Subchronic neurotoxicity of diazinon in albino mice: Impact of oxidative stress, AChE activity, and gene expression disturbances in the cerebral cortex and hippocampus on mood, spatial learning, and memory function

Asieh Karimani; Nasrin Ramezani; Amir Afkhami Goli; Mohammad Hossein Nazem Shirazi; Hosein Nourani; Amir Moghaddam Jafari

doi:10.1016/j.toxrep.2021.06.017

Subchronic neurotoxicity of diazinon in albino mice: Impact of oxidative stress, AChE activity, and gene expression disturbances in the cerebral cortex and hippocampus on mood, spatial learning, and memory function

Toxicol Rep. 2021 Jun 19:8:1280-1288. doi: 10.1016/j.toxrep.2021.06.017. eCollection 2021.

Authors

Asieh Karimani¹, Nasrin Ramezani¹, Amir Afkhami Goli¹, Mohammad Hossein Nazem Shirazi², Hosein Nourani³, Amir Moghaddam Jafari¹

Affiliations

¹ Department of Toxicology, School of Veterinary Medicine, Ferdowsi University of Mashhad, Mashhad, Iran.
² Central Veterinary Laboratory, Veterinary Head Office of Khorasan Razavi, Mashhad, Iran.
³ Department of Pathology, School of Veterinary Medicine, Ferdowsi University of Mashhad, Mashhad, Iran.

Abstract

Diazinon (DZN) with prominent neurotoxic effects perturbs CNS function via multiple mechanisms. This investigation intends to explore mood, spatial learning, and memory dysfunction, acetylcholine esterase (AChE) activity, and neurodegeneration-related gene expression in the cortex and hippocampus regions of mice exposed to DZN for 63 consecutive days (subchronic exposure). Adult male albino mice were orally given sublethal DZN (DZN_L = 0.1 mg/kg, DZN_M = 1 mg/kg and DZN_H = 10 mg/kg). All mice in the DZN_H group died within 3 weeks postexposure. DZN_L and DZN_M caused body and brain weight loss (p < 0.05). Completing 9 weeks of DZN exposure, a marked decline in AChE activity and oxidative stress level was indicated in both brain regions (p < 0.05). Also, synaptophysin, vesicular acetylcholine transferase, and glutamate decarboxylase gene expressions were affected in both brain regions (p < 0.05). Furthermore, the present study revealed that DZN administration increased anxiety and depressive-like behaviors (p < 0.0001). Spatial learning and short- and long-memory were severely affected by DZN_L and DZN_M treatments (p < 0.0001). Taken together, subchronic exposure to low and medium doses of DZN can cause AChE inhibition, oxidative damage, and neurotransmitter disturbances in brain cells and induce neurodegeneration. These changes would impair mood, spatial learning, and memory function.

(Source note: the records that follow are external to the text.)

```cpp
struct Stamps {
    static constexpr int BLOCKS = 2048, KERNELS = 64;
    unsigned long long* buf = nullptr; int slot = -1;
    std::vector<std::string> names;
    unsigned long long* next(const char* name) {
        if (slot < 0 || slot >= KERNELS) return nullptr;
        names.push_back(name);
        return buf + (size_t)(slot++) * BLOCKS * 3;
    }
    int begin(hipStream_t s) { HIP_TRY(hipMemsetAsync(buf, 0, sizeof(unsigned long long) * KERNELS * BLOCKS * 3, s)); slot = 0; names.clear(); return 0; }
    void dump(const char* file, const std::string* raw, hipStream_t s) {
        const int nk = slot; slot = -1;
        std::vector<unsigned long long> h((size_t)nk * BLOCKS * 3);
        if (hipStreamSynchronize(s) != hipSuccess) return;
        if (hipMemcpy(h.data(), buf, h.size() * sizeof(unsigned long long), hipMemcpyDeviceToHost) != hipSuccess) return;
        FILE* f = fopen(file, "w");
        if (!f) return;
        unsigned long long t0 = ~0ull;
        for (auto v : h) if (v && v < t0) t0 = v;
        for (int k2 = 0; k2 < nk; ++k2) {
            unsigned long long first = ~0ull, last_in = 0, mid_lo = ~0ull, mid_hi = 0, first_out = ~0ull, last = 0; int nb = 0;
            for (int b = 0; b < BLOCKS; ++b) {
                const unsigned long long* d = &h[((size_t)k2 * BLOCKS + b) * 3];
                if (!d[0]) continue;
                ++nb; first = std::min(first, d[0]); last_in = std::max(last_in, d[0]); mid_lo = std::min(mid_lo, d[1]); mid_hi = std::max(mid_hi, d[1]);
                first_out = std::min(first_out, d[2]); last = std::max(last, d[2]);
            }
            fprintf(f, "%-24s blocks %4d | first entry %7.2f us, last entry %7.2f | operands/panel done %7.2f .. %7.2f | first exit %7.2f, last exit %7.2f\n",
                    names[k2].c_str(), nb, (first - t0) / 100.0, (last_in - t0) / 100.0, (mid_lo - t0) / 100.0, (mid_hi - t0) / 100.0,
                    (first_out - t0) / 100.0, (last - t0) / 100.0);
        }
        if (raw) {
            for (int k2 = 0; k2 < nk; ++k2) {
                if (names[k2].find(*raw) == std::string::npos) continue;
                for (int b = 0; b < BLOCKS; ++b) {
                    const unsigned long long* d = &h[((size_t)k2 * BLOCKS + b) * 3];
                    if (d[0]) fprintf(f, "raw %d %-24s block %4d  %7.2f %7.2f %7.2f\n", k2, names[k2].c_str(), b, (d[0] - t0) / 100.0, (d[1] - t0) / 100.0, (d[2] - t0) / 100.0);
                }
            }
        }
        fclose(f);
    }
    static void dump_persist(const char* file, const unsigned long long* dev, int nteams, int layers) {
        const int ns = 7 * layers + 2;
        std::vector<unsigned long long> h((size_t)PS_TEAMS * PS_STAMP_RANKS * PS_MAX_STAGES * PS_STAMP_WORDS);
        if (hipMemcpy(h.data(), dev, h.size() * sizeof(unsigned long long), hipMemcpyDeviceToHost) != hipSuccess) return;
        FILE* f = fopen(file, "w");
        if (!f) return;
        static const char* names[7] = {"LN+qkv gemm", "self attention", "self out-proj+GLU+res", "cross attention (LN+q fused)",
                                       "cross out-proj+GLU+res", "LN+ffn-in+GeGLU", "ffn-out+res"};
        static const int ranks[PS_STAMP_RANKS] = {0, 10, 20, PS_TEAM_BLOCKS - 1};
        fprintf(f, "# persistent decode launch, ONE decode position, workgroups of rank 0 / 10 / 20 / 31 of every team.  Per stage, us:\n"
                   "#   poll  = polling the team counter for the previous stage's arrivals (weights / K panel already requested)\n"
                   "#   work  = barrier + read the previous stage's rows (sc1) + compute + issue the stores\n"
                   "#   drain = s_waitcnt vmcnt(0) of every wave + workgroup barrier\n"
                   "#   pub   = the arrival atomic, issued -> returned\n"
                   "#   end   = time of publication since the position's first stamp\n");
        for (int k = 0; k < nteams; ++k)
            for (int r = 0; r < PS_STAMP_RANKS; ++r) {
                const unsigned long long* d = &h[((size_t)k * PS_STAMP_RANKS + r) * PS_MAX_STAGES * PS_STAMP_WORDS];
                if (!d[2]) continue;
                const unsigned long long t0 = d[2];
                fprintf(f, "team %d rank %d: position span %.2f us\n", k, ranks[r], (d[(ns - 1) * PS_STAMP_WORDS + 4] - t0) / 100.0);
                if (k > 1) continue;
                for (int i = 0; i < ns; ++i) {
                    const unsigned long long* e = d + i * PS_STAMP_WORDS;
                    const char* nm = i < 7 * layers ? names[i % 7] : (i == 7 * layers ? "LNf+logits" : "argmax+append");
                    fprintf(f, "  L%-2d %-30s poll %5.2f  work %5.2f  drain %5.2f  pub %5.2f | end %7.2f", i < 7 * layers ? i / 7 : -1, nm,
                            e[0] ? (e[1] - e[0]) / 100.0 : 0.0, e[1] ? (e[2] - e[1]) / 100.0 : 0.0, (e[3] - e[2]) / 100.0, (e[4] - e[3]) / 100.0,
                            (e[4] - t0) / 100.0);
                    const bool attn = i < 7 * layers && (i % 7 == 1 || i % 7 == 3);
                    if (e[5] && e[1] && !attn)
                        fprintf(f, " | tile: seen->mfma done %5.2f  reduce %5.2f  epilogue+stores %5.2f", (e[6] - e[1]) / 100.0, (e[7] - e[6]) / 100.0, (e[2] - e[7]) / 100.0);
                    if (e[5] && e[1] && attn)
                        fprintf(f, " | tile: seen->panel consumed %5.2f  reduce+store %5.2f  (other group / barrier %5.2f)", ((long long)e[6] - (long long)e[1]) / 100.0,
                                (e[7] - e[6]) / 100.0, ((long long)e[2] - (long long)e[7]) / 100.0);
                    if (e[5] && e[0] && i > 0)
                        fprintf(f, " | pre: setup %5.2f  requests %5.2f", ((long long)e[5] - (long long)(e - PS_STAMP_WORDS)[4]) / 100.0, ((long long)e[0] - (long long)e[5]) / 100.0);
                    fprintf(f, "\n");
                }
            }
        fclose(f);
    }
};

}
```

Measured before the change: 2009 images/sec.

## Replicate greedy argmax in every workgroup to drop the token hand-off barrier

Every workgroup in a team now runs the argmax over all of its team's rows itself and keeps the chosen tokens in a small LDS array. The next position's embedding prologue reads tokens from that LDS copy, so the team-wide arrival and poll after the argmax stage goes away. Only rank 0 writes tokens, logp and EOS bookkeeping to global memory, and the EOS stop check moves into layer 0 after self-attention. The cost is redundant argmax work over the vocabulary in every workgroup, plus a new cap on rows per team.

```diff
diff --git a/texocr_amd/csrc/common.h b/texocr_amd/csrc/common.h
--- a/texocr_amd/csrc/common.h
+++ b/texocr_amd/csrc/common.h
@@ -191,5 +191,12 @@
     (void)addr; return float4{};
 #endif
 }
-
-}
+__device__ inline int lds_ld_i32(unsigned addr) {
+#if defined(__HIP_DEVICE_COMPILE__)
+    return *reinterpret_cast<const __attribute__((address_space(3))) int*>((uintptr_t)addr);
+#else
+    (void)addr; return 0;
+#endif
+}
+
+}
diff --git a/texocr_amd/csrc/dec_gemm.h b/texocr_amd/csrc/dec_gemm.h
--- a/texocr_amd/csrc/dec_gemm.h
+++ b/texocr_amd/csrc/dec_gemm.h
@@ -55,6 +55,7 @@
     float* x_out;
     const float* gamma; const float* beta;
     unsigned ln_lds;
+    unsigned tok_lds;
     const int64_t* tok; const float* tok_emb; const float* pos_emb;
     const int* t_ptr;
     int t_host;
@@ -220,7 +221,8 @@
         float4 v[NVMAX];
         float4 (&g)[NVMAX] = lng; float4 (&b)[NVMAX] = lnb;
         if constexpr (PRO == PRO_EMBED) {
-            const float* te = a.tok_emb + (size_t)ldc_i64<COH>(a.tok + m) * K;
+            const long long tk = (COH && a.tok_lds) ? (long long)lds_ld_i32(a.tok_lds + m * 4) : ldc_i64<COH>(a.tok + m);
+            const float* te = a.tok_emb + (size_t)tk * K;
             const float* pe = a.pos_emb + (size_t)t * K;
 #pragma unroll
             for (int i = 0; i < NVMAX; ++i) if (i < nv) {
diff --git a/texocr_amd/csrc/engine.hip b/texocr_amd/csrc/engine.hip
--- a/texocr_amd/csrc/engine.hip
+++ b/texocr_amd/csrc/engine.hip
@@ -1786,6 +1786,7 @@
         pa.stamp_step = stamp_file ? std::min(max_len - 1, 200) : -1;
         if (knobs.run.has_stagger) pa.stagger_ticks = knobs.run.stagger_ticks;
         if (knobs.run.has_inject) pa.inject_fail = knobs.run.inject_fail;
+        if ((B + PS_TEAMS - 1) / PS_TEAMS > PS_TEAM_ROWS_MAX) return fail(TXO_E_STATE, "persistent decode: more rows per team than its token copy holds");
         HIP_TRY(hipMemsetAsync(pctl, 0, sizeof(PersistCtl), s));
         if (stamp_file) HIP_TRY(hipMemsetAsync(pstamps, 0, sizeof(unsigned long long) * PS_TEAMS * PS_STAMP_RANKS * PS_MAX_STAGES * PS_STAMP_WORDS, s));
         if (D == 256) { if (int r = launch_persist<256, 8>(pa, s)) return r; }
diff --git a/texocr_amd/csrc/persist.h b/texocr_amd/csrc/persist.h
--- a/texocr_amd/csrc/persist.h
+++ b/texocr_amd/csrc/persist.h
@@ -11,6 +11,7 @@
 
 constexpr bool PS_ATTN_STAMPS = TXO_PS_ATTN_STAMPS;
 constexpr int PS_TEAMS = 8, PS_TEAM_BLOCKS = 32, PS_THREADS = 512, PS_MAXLD = 8;
+constexpr int PS_TEAM_ROWS_MAX = 128;
 constexpr int PS_MAX_STAGES = 7 * PS_MAXLD + 2, PS_STAMP_RANKS = 4, PS_STAMP_WORDS = 8;
 
 struct PersistCtl {
@@ -126,7 +127,8 @@
 template <typename T, int D_, int HEADS_>
 constexpr size_t persist_lds_bytes() {
     return 2 * persist_group_lds<T, D_, HEADS_>() + 16 + (persist_w2_in_lds<T, D_>() ? 2 * (size_t)WBUF_REGS * 256 * 16 : 0) +
-           4 * (size_t)D_ * sizeof(float);
+           4 * (size_t)D_ * sizeof(float) +
+           PS_TEAM_ROWS_MAX * sizeof(int);
 }
 
 template <typename T, int D_, int HEADS_, bool SAMPLE, bool LOGP>
@@ -171,11 +173,13 @@
     for (int c = threadIdx.x; c < D; c += PS_THREADS) {
         ln_lds[c] = a.gamma[c]; ln_lds[D + c] = a.beta[c]; ln_lds[2 * D + c] = a.gamma_f[c]; ln_lds[3 * D + c] = a.beta_f[c];
     }
+    int* tok_lds = reinterpret_cast<int*>(ln_lds + 4 * D);
+    if ((int)threadIdx.x < min(nr, PS_TEAM_ROWS_MAX)) tok_lds[threadIdx.x] = (int)a.cur_tok[r0 + threadIdx.x];
     __syncthreads();
     const unsigned ln_lds_addr = (unsigned)(uintptr_t)ln_lds;
 
     DecGemmArgs<T> gb{};
-    gb.ln_lds = ln_lds_addr; gb.w_tiled = a.w_tiled;
+    gb.ln_lds = ln_lds_addr; gb.tok_lds = ln_lds_addr + 4 * D * (unsigned)sizeof(float); gb.w_tiled = a.w_tiled;
     gb.rows = nr; gb.gamma = a.gamma; gb.beta = a.beta; gb.t_ptr = nullptr; gb.D = D; gb.inner = ID; gb.heads = HEADS; gb.tmax = a.Tmax;
     float* lx = a.dx + (size_t)r0 * D; float* ly = a.dy + (size_t)r0 * D; float* lq = a.dq + (size_t)r0 * ID;
     T* lao = a.dao + (size_t)r0 * ID; T* lhid = a.dhid + (size_t)r0 * F; float* llog = a.dlogits + (size_t)r0 * a.V;
@@ -261,7 +265,7 @@
             T* vc = a.skv + (size_t)(2 * l + 1) * a.self_stride + (size_t)r0 * HEADS * a.Tmax * DH;
             {
                 DecGemmArgs<T> g = gb; g.N = 3 * ID; g.K = D; g.W = W.wqkv; g.y = ly; g.x_out = lx;
-                g.tok = a.cur_tok + r0; g.tok_emb = a.tok_emb; g.pos_emb = a.pos_emb; g.q_out = lq; g.k_cache = kc; g.v_cache = vc;
+                g.tok_emb = a.tok_emb; g.pos_emb = a.pos_emb; g.q_out = lq; g.k_cache = kc; g.v_cache = vc;
                 if (l == 0) PS_GEMM(PRO_EMBED, EPI_QKV, KWP, 32, g, NC_QKV);
                 else PS_GEMM(PRO_LN2, EPI_QKV, KWP, 32, g, NC_QKV);
             }
@@ -278,11 +282,12 @@
             if (ts.dead) break;
             DecAttnArgs<T> at{};
             at.gamma = a.gamma; at.beta = a.beta; at.D = D; at.heads = HEADS; at.t_host = t; at.kv_div = 1; at.path = nullptr;
-            at.y = ly; at.x_out = lx; at.out = lao; at.qin = lq; at.tok = a.cur_tok + r0; at.tok_emb = a.tok_emb; at.pos_emb = a.pos_emb;
+            at.y = ly; at.x_out = lx; at.out = lao; at.qin = lq;
             {
                 DecAttnArgs<T> s = at; s.W = W.wqkv; s.K = kc; s.V = vc; s.lmax = a.Tmax; s.len = 0;
                 PS_ATTN(ATT_SELF, APRO_NONE, (sizeof(T) == 2 ? 8 : 16), s, t + 1);
             }
+            if (l == 0 && t > 0 && a.eos >= 0 && __hip_atomic_load(&ctl->stop[team], __ATOMIC_RELAXED, __HIP_MEMORY_SCOPE_AGENT)) { ts.dead = true; break; }
             {
                 DecGemmArgs<T> g = gb; g.N = 2 * D; g.K = ID; g.W = W.wo_s; g.bias = W.bo_s; g.A = lao; g.resid = lx; g.y_out = ly;
                 PS_GEMM(PRO_NONE, EPI_GLU_RES, KWI, 16, g, NC_O);
@@ -344,10 +349,11 @@
         {
             ts();
             const int lane = threadIdx.x & 63;
-            for (int r = (int)(threadIdx.x >> 6) * PS_TEAM_BLOCKS + rank; r < nr && !ts.dead; r += PS_TEAM_BLOCKS * (PS_THREADS / 64)) {
+            const bool side = rank == 0;
+            for (int r = (int)(threadIdx.x >> 6); r < nr && !ts.dead; r += PS_THREADS / 64) {
                 const int row = r0 + r;
                 const float* lg = a.dlogits + (size_t)row * a.V;
-                float* lo = a.logits_out ? a.logits_out + ((size_t)row * a.out_stride + t) * a.V : nullptr;
+                float* lo = (side && a.logits_out) ? a.logits_out + ((size_t)row * a.out_stride + t) * a.V : nullptr;
                 float best = -3.4e38f; int bi = 0x7fffffff;
                 constexpr bool lp = LOGP;
                 [[maybe_unused]] float logp = 0.f, lm = -3.4e38f, ls = 0.f;
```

Keywords: AChE, acetylcholine esterase; AD, Alzheimer’s disease; Ach, acetylcholine; COX-2, cyclooxygenase-2; CX, cerebral cortex; Cerebral cortex; DZN, diazinon; DZO, diazoxon; Diazinon; FRAP, ferric reducing antioxidant power; FST, forced swim test; GABA, ϒ-aminobutyric acid; GAD65, glutamate decarboxylase 65; HP, hippocampus; Hippocampus; LD50, lethal dose 50; MB, marble burying test; MDA, malondialdehyde; MWM, Morris water maze test; Memory; NOAEL, no-observed-adverse-effect level; Neurodegenerative diseases; Ops, organophosphates; PD, Parkinson’s disease; RNS, reactive nitrogen species; ROS, reactive oxygen species; SEM, standard error of the mean; SYP, synaptophysin; Spatial learning; VAChT, vesicular acetylcholine transferase; qRT-PCR, quantitative reverse transcription-polymerase chain reaction.